The Ksp value for magnesium carbonate, MgCO3, is 7.2 x 10-6. If 2.50 g of magnesium carbonate is placed in 1.00 x 102 mL of water, how much (in g) magnesium carbonate will dissolve?
Well, if I had to guess, I'd say that magnesium carbonate would probably be a bit shy and not want to dissolve too much. It's like the introverted kid at a party who would rather hang out by themselves. But anyway, let's see if we can figure this out.

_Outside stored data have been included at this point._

# michaelfeil/skyjo_rl

Hardware: AMD Instinct MI355X
Metric: env-steps/sec (whole node) at 65 536 parallel 3-player games (higher is better)
Workload: dtype int8

## Files before the change

### skyjo_rl_amd/csrc/skyjo_step.h

```cpp
#pragma once
#ifndef SKYJO_DEVICE_PARTS
#error "include skyjo_device.h"
#endif

__device__ __forceinline__ void sk_publish_deals(const SkParams &P, int g) {
  const size_t G = (size_t)P.tiles * SK_TILE;
  const int b = P.busy[g];
  if (b) {
    const uint32_t tag = P.plan_tag[g];
    const uint32_t f = __hip_atomic_load(&P.done_flag[g], __ATOMIC_RELAXED, __HIP_MEMORY_SCOPE_AGENT);
    if ((f & 0x7fffffffu) == tag) {
      SK_FENCE_ACQUIRE(P);
      if (!P.cancel[g] && f == tag) P.spare_ready[(size_t)(b - 1) * G + g] = 1;
      P.busy[g] = 0, P.cancel[g] = 0;
    }
  }
}
__device__ __forceinline__ void sk_plan_deals(const SkParams &P, int g, int lane) {
  const size_t G = (size_t)P.tiles * SK_TILE;
  bool need = false, empty = false;
  if (g < P.B) {
    const uint8_t busy = P.busy[g];
    const int head = P.bank_head[g] % SK_BANK;
    const uint32_t consumed = P.deals_consumed[g];
    uint8_t ready[SK_BANK];
#pragma unroll
    for (int k = 0; k < SK_BANK; k++) ready[k] = P.spare_ready[(size_t)k * G + g];
    bool open = true;
    int r = 0;
#pragma unroll
    for (int k = 0; k < SK_BANK; k++) {
      uint8_t f = 0;
#pragma unroll
      for (int j = 0; j < SK_BANK; j++) f = (head + k) % SK_BANK == j ? ready[j] : f;
      open = open && f != 0;
      r += open ? 1 : 0;
    }
    need = !busy && r < SK_BANK;
    empty = need && r == 0;
    if (need) {
      P.busy[g] = (uint8_t)(1 + (head + r) % SK_BANK);
      P.cancel[g] = 0;
      P.plan_ep[g] = consumed + (uint32_t)r;
      P.plan_tag[g] = P.plan_new_tag;
    }
  }
  const unsigned long long be = __ballot(empty);
  if (be && lane == 0) atomicAdd(P.bank_empty + (P.be_add & 1u), (uint32_t)__popcll(be));
}

__device__ __forceinline__ void sk_error_to_host(const SkParams &P, int lane) {
  if (lane == 0) {
    const uint32_t e = __hip_atomic_load(P.dev_error, __ATOMIC_RELAXED, __HIP_MEMORY_SCOPE_AGENT);
    if (e) P.health_host[2] = e;
  }
}
__device__ __forceinline__ void sk_export_raw(const SkParams &P, uint8_t *lp, int g, uint8_t *o) {
  for (int c = 0; c < P.L.chunks; c++) ((uint4 *)o)[c] = LQ(c);
  double *d = (double *)(o + P.L.state_bytes);
  for (int p = 0; p < P.L.N; p++) d[p] = P.rewards[(size_t)g * P.L.N + p], d[P.L.N + p] = P.scores[(size_t)g * P.L.N + p];
  uint32_t *m = (uint32_t *)(d + 2 * P.L.N);
  m[0] = P.rng_mode == SKYJO_RNG_MT19937 ? (uint32_t)P.mt_idx[g] : 0u;
  m[1] = P.done[g];
}
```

The first thing we need to do is convert the volume of water from milliliters to liters, because the Ksp value is typically given in terms of molarity. So, 1.00 x 10² mL is equal to 0.1 L.
Now, to find out how much magnesium carbonate will dissolve, we can use the Ksp value and some stoichiometry. The molar mass of MgCO3 is approximately 84 g/mol.
If x grams of magnesium carbonate dissolve, we can write the expression for Ksp as:
Ksp = [Mg²⁺][CO3²⁻]
Since MgCO3 ionizes into Mg²⁺ and CO3²⁻, the concentration of Mg²⁺ and CO3²⁻ will be equal. Let's call the concentration of dissolved magnesium carbonate "s".
Ksp = s²
Now, we can substitute the values into the equation:
7.2 x 10⁻⁶ = s²
Taking the square root of both sides gives us:
s ≈ 8.5 x 10⁻⁴ M
To find the amount of magnesium carbonate that dissolves in grams, we can calculate the moles of MgCO3 using its molar mass:
moles = concentration × volume
moles = 8.5 x 10⁻⁴ mol/L × 0.1 L
moles ≈ 8.5 x 10⁻⁵ mol
Finally, we can convert moles to grams:
grams = moles × molar mass
grams = 8.5 x 10⁻⁵ mol × 84 g/mol
grams ≈ 7.1 x 10⁻³ g
So, approximately 7.1 x 10⁻³ grams (or 0.0071 g) of magnesium carbonate will dissolve in 2.50 g placed in 1.00 x 10² mL of water. But remember, this is just an approximation, as real-world factors can influence the solubility.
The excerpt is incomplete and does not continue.